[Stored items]
template <int D, int R, bool ONE>
__device__ __forceinline__ void slow_tile(const float* __restrict__ Lg, const float4* __restrict__ lab4, const Tile& t, float n2max, int zero_bit,
                                          int h, int w, int lane, float* gout ) {
    const int c = t.tile_c0 - D + lane;
    const bool col_owned = lane >= D && lane < 64 - D && c < t.hc1;
    float num = 0.f;
    const float4* L0p = lab4 + (int64_t)t.img * h * w;
#pragma unroll 1
    for (int j = 0; j < R; ++j) {
        const int r = t.tile_r0 + j;
        float gacc = 0.f;
        if (col_owned && r < h) {
            const bool in_p = r >= t.r0 && r < t.r1 && c >= t.c0 && c < t.c1;
            const bool val_p = r < t.vrow && c < t.vcol;
            const int64_t pi = (int64_t)r * w + c;
            const float4 lp = ONE ? f4_of(load16_past(L0p + pi)) : L0p[pi];
            const float xa = Lg[pi];
            const float ax = logsig(xa), bx = logsig(-xa);
#pragma unroll 1
            for (int k = 0; k < 8; ++k) {
                const int kk = k < 4 ? k : k + 1;
                const int r2 = r + (kk / 3 - 1) * D, c2 = c + (kk % 3 - 1) * D;
                const bool inq = r2 >= 0 && r2 < h && c2 >= 0 && c2 < w;
                uint32_t pn = 0u;
                int64_t qi = 0;
                if (inq) {
                    qi = (int64_t)r2 * w + c2;
                    const float4 lq = ONE ? f4_of(load16_past(L0p + qi)) : L0p[qi];
                    pn = n2_of(lp.x, lp.y, lp.z, lq.x, lq.y, lq.z) <= n2max ? 1u : 0u;
                }
                const bool val_q = inq && r2 < t.vrow && c2 < t.vcol;
                const bool in_q = inq && r2 >= t.r0 && r2 < t.r1 && c2 >= t.c0 && c2 < t.c1;
                const uint32_t wp = in_p ? (val_q ? pn : (uint32_t)zero_bit) : 0u;
                const uint32_t wq = in_q ? (val_p ? pn : (uint32_t)zero_bit) : 0u;
                if (inq && (wp + wq)) {
                    const float xb = Lg[qi];
                    const float ay = logsig(xb), by = logsig(-xb);
                    const float e1 = ax + ay, e0 = bx + by;
                    const float nl2 = logsig(fabsf(e1 - e0)) - fmaxf(e1, e0);
                    num += (float)wp * nl2;
                    gacc += (float)(wp + wq) * (-(expf(ay) - expf(by)) * expf(ax + bx + nl2));
                }
// ... 191 lines not shown
__device__ __forceinline__ void math_tile(const InstArgs& a, const Ws& ws, const Tile& t, float upw_warm, float n2max, int zero_bit, int n_items,
                                          int spin_limit, float& scale, bool& have_scale, float* __restrict__ g_logits, float* gbuf ,
                                          int tix, long long& fx_sum, bool& bad_out, bool arrive, const LossState& st, float* __restrict__ losses) {
    constexpr int RD = TG<D, R>::RD;
    const int lane = threadIdx.x & 63;
    const int h = a.h, w = a.w, n = t.n;
    const int64_t P = (int64_t)h * w;
    const float* Lg = a.logits + (int64_t)n * P;
    const int c = t.tile_c0 - D + lane;
    const bool col_owned = g_logits && lane >= D && lane < 64 - D && c < t.hc1;
    float x[RD];
    load_plane<D, R>(Lg, t, h, w, lane, x);
    uint32_t pearly[R + D];
    const bool early = ws.pred_any != 0u && zero_bit == 0;
    if (early) {
        const unsigned int* pp = ws.pred + (int64_t)t.img * h * w;
        const uint32_t cc = (uint32_t)min(max(c, 0), w - 1);
#pragma unroll
        for (int i = 0; i < R + D; ++i) pearly[i] = __hip_atomic_load(pp + (uint32_t)min(max(t.tile_r0 - D + i, 0), h - 1) * (uint32_t)w + cc, BXI_RLX, BXI_AGENT);
    }
    float g[R];
    float num = 0.f;
#pragma unroll
    for (int j = 0; j < R; ++j) g[j] = 0.f;
    constexpr bool PK = D % 2 == 0 && RD % 2 == 0;
    typedef float v2 __attribute__((ext_vector_type(2)));
    float pa_[PK ? 1 : RD], pb_[PK ? 1 : RD], pt_[PK ? 1 : RD], pu_[PK ? 1 : RD], aR[PK ? 1 : RD], bR[PK ? 1 : RD], tR[PK ? 1 : RD], uR[PK ? 1 : RD];
    v2 pa2[PK ? RD / 2 : 1], pb2[PK ? RD / 2 : 1], pt2[PK ? RD / 2 : 1], pu2[PK ? RD / 2 : 1], aR2[PK ? RD / 2 : 1], bR2[PK ? RD / 2 : 1],
        tR2[PK ? RD / 2 : 1], uR2[PK ? RD / 2 : 1];
    bool sat = false;
    if constexpr (PK) {
#pragma unroll
        for (int k = 0; k < RD / 2; ++k) {
            sat |= !(fabsf(x[2 * k]) <= 34.f) || !(fabsf(x[2 * k + 1]) <= 34.f);
            const float2 s0 = sig_pair(x[2 * k]), s1 = sig_pair(x[2 * k + 1]);
            pa2[k] = v2{s0.x, s1.x}; pb2[k] = v2{s0.y, s1.y};
            aR2[k] = v2{lane_plus<D>(s0.x), lane_plus<D>(s1.x)}; bR2[k] = v2{lane_plus<D>(s0.y), lane_plus<D>(s1.y)};
            pt2[k] = pa2[k] - pb2[k]; pu2[k] = pa2[k] * pb2[k]; tR2[k] = aR2[k] - bR2[k]; uR2[k] = aR2[k] * bR2[k];
        }
    } else {
#pragma unroll
    for (int j = 0; j < RD; ++j) {
        sat |= !(fabsf(x[j]) <= 34.f);
        const float2 s = sig_pair(x[j]); pa_[j] = s.x; pb_[j] = s.y; pt_[j] = s.x - s.y; pu_[j] = s.x * s.y;
        aR[j] = lane_plus<D>(pa_[j]); bR[j] = lane_plus<D>(pb_[j]); tR[j] = aR[j] - bR[j]; uR[j] = aR[j] * bR[j];
    }
    }
    const bool slow = zero_bit != 0 || __any(sat);
    constexpr bool AHEAD = pair_ahead(D, R, KERN);
    static_assert(!AHEAD || (PK && D == 2), "the packed loop only; slot numbering below: direction 0 is skipped in the first step only");
    constexpr int NSLOT = AHEAD ? 4 * ((R + D) / 2) - 1 : 0;
    constexpr int NPARK = kParkBytes / (64 * 16), NLDS = AHEAD ? (NSLOT < NPARK ? NSLOT : NPARK) : 0;
    constexpr int NREG = AHEAD ? NSLOT - NLDS : 0;
    typedef float v4 __attribute__((ext_vector_type(4)));
    v2 klg2[NREG ? NREG : 1], krc2[NREG ? NREG : 1];
    if constexpr (AHEAD) {
        if (!slow) {
            if constexpr (PK) {
                v4* park = reinterpret_cast<v4*>(gbuf) + lane;
#define BXI_AHEAD2(ip, ka, kb, qa, qb, dir)                                                                         \
                {                                                                                                   \
                    const int s = 4 * (ip) + (dir) - 1;                                                             \
                    const v2 S = pa2[ka] * qa[kb] + pb2[ka] * qb[kb];                                               \
                    const v2 lg = {__builtin_amdgcn_logf(S.x), __builtin_amdgcn_logf(S.y)};                         \
                    const v2 rc = {__builtin_amdgcn_rcpf(S.x), __builtin_amdgcn_rcpf(S.y)};                         \
                    if (s < NLDS) park[s * 64] = v4{lg.x, lg.y, rc.x, rc.y};                                        \
                    else { klg2[s < NLDS ? 0 : s - NLDS] = lg; krc2[s < NLDS ? 0 : s - NLDS] = rc; }                \
                }
#pragma unroll
                for (int ip = 0; ip < (R + D) / 2; ++ip) {
                    const int jp = ip + D / 2;
                    if (2 * ip >= D) BXI_AHEAD2(ip, ip, ip, aR2, bR2, 0)
                    BXI_AHEAD2(ip, jp, ip, aR2, bR2, 1)
                    BXI_AHEAD2(ip, ip, jp, pa2, pb2, 2)
                    BXI_AHEAD2(ip, ip, jp, aR2, bR2, 3)
                }
#undef BXI_AHEAD2
#pragma unroll
                for (int k = 0; k < NREG; ++k) asm volatile("" : "+v"(klg2[k]), "+v"(krc2[k]));
            }
            asm volatile("" ::: "memory");
        }
    }
    bool bad = false;
    const int band0 = t.tile_r0 / kSBlk, band1 = (min(t.tile_r0 + R, h) - 1) / kSBlk;
    const bool look_early = !slow && (!have_scale || (ONE && g_logits));
    unsigned long long sw_early = 0ull;
    unsigned int f0e = 0u, f1e = 0u;
    BXI_TW(1, tix, 2);
    if (!slow) {
        uint32_t pbyte[R + D];
        if (early) {
            bool all = true;
#pragma unroll
            for (int i = 0; i < R + D; ++i) { pbyte[i] = pearly[i]; all = all && (pbyte[i] >> 4) == 0u; }
            bad |= !__all(all);
        } else bad |= !pred_words<D, R, (!ONE || R == 8)>(ws, t, h, w, c, spin_limit, pbyte);
        float gq[PK ? 1 : RD], gR[PK ? 1 : RD];
        v2 gq2[PK ? RD / 2 : 1], gR2[PK ? RD / 2 : 1];
        if constexpr (PK) {
#pragma unroll
            for (int k = 0; k < RD / 2; ++k) { gq2[k] = v2{0.f, 0.f}; gR2[k] = v2{0.f, 0.f}; }
        } else {
#pragma unroll
            for (int j = 0; j < RD; ++j) { gq[j] = 0.f; gR[j] = 0.f; }
        }
        constexpr int NQ = (R + D + 3) / 4;
        uint32_t cw[4][NQ], dw[4][NQ];
        {
            uint32_t spb[4][NQ];
#pragma unroll
            for (int q4 = 0; q4 < NQ; ++q4) {
                uint32_t W = 0u;
#pragma unroll
                for (int k = 0; k < 4; ++k)
                    if (4 * q4 + k < R + D) W |= (pbyte[4 * q4 + k] & 15u) << (8 * k);
#pragma unroll
                for (int d = 0; d < 4; ++d) spb[d][q4] = (W >> d) & 0x01010101u;
            }
            const int base = t.tile_r0 - D;
            const uint32_t rows_box = row_bits(t.r0, t.r1, base, RD), rows_val = row_bits(0, min(h, t.vrow), base, RD);
            const uint32_t rows_own = row_bits(t.tile_r0, min(t.tile_r0 + R, h), base, RD);
            const uint32_t X1 = rows_box & rows_val, X2 = (rows_box >> D) & rows_val, X3 = rows_box & (rows_val >> D);
            const uint32_t X1O = X1 & rows_own, X2OD = X2 & (rows_own >> D), X3O = X3 & rows_own;
            const int cl = t.tile_c0 - D + lane, cr = cl + D, cv = min(w, t.vcol);
            const bool inR = lane + D < 64;
            const uint32_t fa = cl >= t.c0 && cl < t.c1, fv = cl >= 0 && cl < cv, fo = lane >= D && lane < 64 - D && cl < t.hc1;
            const uint32_t faR = inR && cr >= t.c0 && cr < t.c1, fvR = inR && cr >= 0 && cr < cv, foR = inR && lane < 64 - 2 * D && cr < t.hc1;
            const uint32_t p1 = fa & fvR, q1 = faR & fv, s1 = fa & fv;
            const uint32_t kp = p1 * 0x10001u, kq = q1 * 0x10001u, ks = s1 * 0x10001u, kpq = kp + kq;
            const uint32_t kpo = (p1 & fo) * 0x10001u, kqo = (q1 & foR) * 0x10001u, kso = (s1 & fo) * 0x10001u, kpqo = kpo + kqo;
#pragma unroll
            for (int q4 = 0; q4 < NQ; ++q4) {
                const uint32_t b1 = spread4((X1 >> (4 * q4)) & 15u), b2 = spread4((X2 >> (4 * q4)) & 15u), b3 = spread4((X3 >> (4 * q4)) & 15u);
                const uint32_t b1o = spread4((X1O >> (4 * q4)) & 15u), b2o = spread4((X2OD >> (4 * q4)) & 15u), b3o = spread4((X3O >> (4 * q4)) & 15u);
                cw[0][q4] = pk_mul_u16(spb[0][q4] & b1, kpq);
                cw[1][q4] = pk_mad_u16(spb[1][q4] & b2, kp, pk_mul_u16(spb[1][q4] & b3, kq));
                cw[2][q4] = pk_mul_u16((spb[2][q4] & b3) + (spb[2][q4] & b2), ks);
                cw[3][q4] = pk_mad_u16(spb[3][q4] & b3, kp, pk_mul_u16(spb[3][q4] & b2, kq));
                dw[0][q4] = pk_mul_u16(spb[0][q4] & b1o, kpqo);
                dw[1][q4] = pk_mad_u16(spb[1][q4] & b2o, kpo, pk_mul_u16(spb[1][q4] & b3o, kqo));
                dw[2][q4] = pk_mul_u16((spb[2][q4] & b3o) + (spb[2][q4] & b2o), kso);
                dw[3][q4] = pk_mad_u16(spb[3][q4] & b3o, kpo, pk_mul_u16(spb[3][q4] & b2o, kqo));
            }
        }
        BXI_TW(1, tix, 3);
        if (look_early) {
            if (!have_scale) sw_early = __hip_atomic_load(ws.sumw, BXI_RLX, BXI_AGENT);
            if (ONE && g_logits) {
                f0e = __hip_atomic_load(&ws.bandflag[(int64_t)n * ws.n_cb + band0], BXI_RLX, BXI_AGENT);
                f1e = __hip_atomic_load(&ws.bandflag[(int64_t)n * ws.n_cb + band1], BXI_RLX, BXI_AGENT);
            }
        }
        const v4* park2 = reinterpret_cast<const v4*>(gbuf) + lane;
        (void)park2;
#define BXI_PAIR(i, ra, rb, qa, qb, qt, qu, dir, GA, GB)                                                            \
        {                                                                                                           \
            const float gw = (float)((cw[dir][(i) >> 2] >> (8 * ((i) & 3))) & 255u);                                \
            const float nw = (float)((dw[dir][(i) >> 2] >> (8 * ((i) & 3))) & 255u);                                \
            const float S = pa_[ra] * qa[rb] + pb_[ra] * qb[rb];                                \
            num -= nw * __builtin_amdgcn_logf(S);                                            \
            const float mm = gw * __builtin_amdgcn_rcpf(S);                                                         \
            GA -= mm * qt[rb] * pu_[ra];                                                                            \
            GB -= mm * pt_[ra] * qu[rb];                                                                            \
        }
        if constexpr (PK) {
            v2 num2 = {0.f, 0.f};
#define BXI_PAIR2(ip, ka, kb, qa, qb, qt, qu, dir, GA, GB)                                                          \
            {                                                                                                       \
                const uint32_t cwd = cw[dir][(2 * (ip)) >> 2] >> (8 * ((2 * (ip)) & 3));                              \
                const uint32_t dwd = dw[dir][(2 * (ip)) >> 2] >> (8 * ((2 * (ip)) & 3));                              \
                const v2 gw = {(float)(cwd & 255u), (float)((cwd >> 8) & 255u)};                                      \
                const v2 nw = {(float)(dwd & 255u), (float)((dwd >> 8) & 255u)};                                      \
                v2 lg, rc;                                                                                            \
                if constexpr (AHEAD) {                                                \
                    const int s = 4 * (ip) + (dir) - 1;                                                               \
                    if (s < NLDS) { const v4 pk = park2[s * 64]; lg = v2{pk.x, pk.y}; rc = v2{pk.z, pk.w}; }          \
                    else { lg = klg2[s < NLDS ? 0 : s - NLDS]; rc = krc2[s < NLDS ? 0 : s - NLDS]; }                  \
                } else {                                                                                              \
                    const v2 S = pa2[ka] * qa[kb] + pb2[ka] * qb[kb];                                                 \
                    lg = v2{__builtin_amdgcn_logf(S.x), __builtin_amdgcn_logf(S.y)};                                  \
                    rc = v2{__builtin_amdgcn_rcpf(S.x), __builtin_amdgcn_rcpf(S.y)};                                  \
                }                                                                                                     \
                num2 -= nw * lg;                                                                                      \
                const v2 mm = gw * rc;                                                                                \
                GA -= mm * qt[kb] * pu2[ka];                                                                          \
                GB -= mm * pt2[ka] * qu[kb];                                                                          \
            }
#pragma unroll
            for (int ip = 0; ip < (R + D) / 2; ++ip) {
                const int jp = ip + D / 2;
                if (2 * ip >= D) BXI_PAIR2(ip, ip, ip, aR2, bR2, tR2, uR2, 0, gq2[ip], gR2[ip])
                BXI_PAIR2(ip, jp, ip, aR2, bR2, tR2, uR2, 1, gq2[jp], gR2[ip])
                BXI_PAIR2(ip, ip, jp, pa2, pb2, pt2, pu2, 2, gq2[ip], gq2[jp])
                BXI_PAIR2(ip, ip, jp, aR2, bR2, tR2, uR2, 3, gq2[ip], gR2[jp])
                if (2 * ip >= D) {
                    const float fromL0 = lane_minus<D>(gR2[ip].x), fromL1 = lane_minus<D>(gR2[ip].y);
                    g[2 * ip - D] = gq2[ip].x + (lane >= D ? fromL0 : 0.f);
                    g[2 * ip + 1 - D] = gq2[ip].y + (lane >= D ? fromL1 : 0.f);
                }
            }
#undef BXI_PAIR2
            num = num2.x + num2.y;
        } else {
#pragma unroll
        for (int i = 0; i < R + D; ++i) {
            const int j = i + D;
            if (i >= D) BXI_PAIR(i, i, i, aR, bR, tR, uR, 0, gq[i], gR[i])
            BXI_PAIR(i, j, i, aR, bR, tR, uR, 1, gq[j], gR[i])
            BXI_PAIR(i, i, j, pa_, pb_, pt_, pu_, 2, gq[i], gq[j])
            BXI_PAIR(i, i, j, aR, bR, tR, uR, 3, gq[i], gR[j])
            if (i >= D) {
                const float fromL = lane_minus<D>(gR[i]);
                g[i - D] = gq[i] + (lane >= D ? fromL : 0.f);
            }
        }
        }
        num *= 0.69314718055994531f;
#undef BXI_PAIR
    } else {
        if (ONE) {
            uint32_t pbyte[R + D];
            bad |= !pred_words<D, R, (!ONE || R == 8)>(ws, t, h, w, c, spin_limit, pbyte);
        }
        slow_tile<D, R, ONE>(Lg, ws.lab4, t, n2max, zero_bit, h, w, lane, gbuf);
        num = gbuf[R * 64 + lane];
#pragma unroll
        for (int j = 0; j < R; ++j) g[j] = gbuf[j * 64 + lane];
    }
    BXI_TW(1, tix, 5);
    num = wave_total_f32(num);
    fx_sum += (long long)(num * kNumScale);
    if (arrive) tile_wave_arrives(ws, a.N, tix, fx_sum, bad);
    bool bands_ok = !ONE || !g_logits;
    if (look_early) {
        if (!have_scale && (sw_early >> 63) != 0ull) {
            if (sw_early & kSumwFault) bad = true;
            have_scale = true;
            scale = upw_warm / fmaxf((float)(double)(sw_early & (kSumwFault - 1ull)), 1.f);
        }
        if (ONE && g_logits) bands_ok = f0e == ws.ep && f1e == ws.ep;
    }
    if (!have_scale || !bands_ok) {
        double total_w = 0.0;
        bool ok = false;
        for (int spins = 0; spins <= spin_limit; ++spins) {
            unsigned int f0 = ws.ep, f1 = ws.ep;
            if (!bands_ok) {
                f0 = __hip_atomic_load(&ws.bandflag[(int64_t)n * ws.n_cb + band0], BXI_RLX, BXI_AGENT);
                f1 = __hip_atomic_load(&ws.bandflag[(int64_t)n * ws.n_cb + band1], BXI_RLX, BXI_AGENT);
            }
            if (!have_scale) {
                if (zero_bit) { total_w = total_weight_all_pairs(a, ws); have_scale = true; }
                else have_scale = counts_complete(ws, n_items, &total_w, &bad);
                if (have_scale) scale = upw_warm / fmaxf((float)total_w, 1.f);
            }
            bands_ok = f0 == ws.ep && f1 == ws.ep;
            if (have_scale && bands_ok) { ok = true; BXI_WL(5, spins); break; }
            __builtin_amdgcn_s_sleep(kSleepSumw);
        }
        bad |= !ok;
        have_scale = true;
    }
    BXI_TW(1, tix, 4);
    if (arrive && bad) {
        if (g_logits) {
            float* G = g_logits + (int64_t)n * P;
#pragma unroll
            for (int j = 0; j < R; ++j) {
                const int r = t.tile_r0 + j;
                if (col_owned && r < h) G[(int64_t)r * w + c] = __int_as_float(0x7fc00000);
            }
        }
        if (lane == 0) {
            atomicOr(ws.fault, kFaultCounts);
            if (st.status) atomicOr(st.status, (int)kFaultCounts);
            losses[0] = __int_as_float(0x7fc00000); losses[1] = losses[0];
        }
    } else if (g_logits) {
        char* G = reinterpret_cast<char*>(g_logits + (int64_t)n * P);
#pragma unroll
        for (int j = 0; j < R; ++j) {
            const int r = t.tile_r0 + j;
            if (col_owned && r < h) add_f32(reinterpret_cast<float*>(G + (uint32_t)(r * w + c) * 4u), g[j] * scale);
        }
    }
    BXI_TW(1, tix, 6);
    bad_out |= bad;
}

» What you need to do:
Scan the records for the string "undef" and show every line that contains it.

» Problem solution:
#undef BXI_AHEAD2
#undef BXI_PAIR2
#undef BXI_PAIR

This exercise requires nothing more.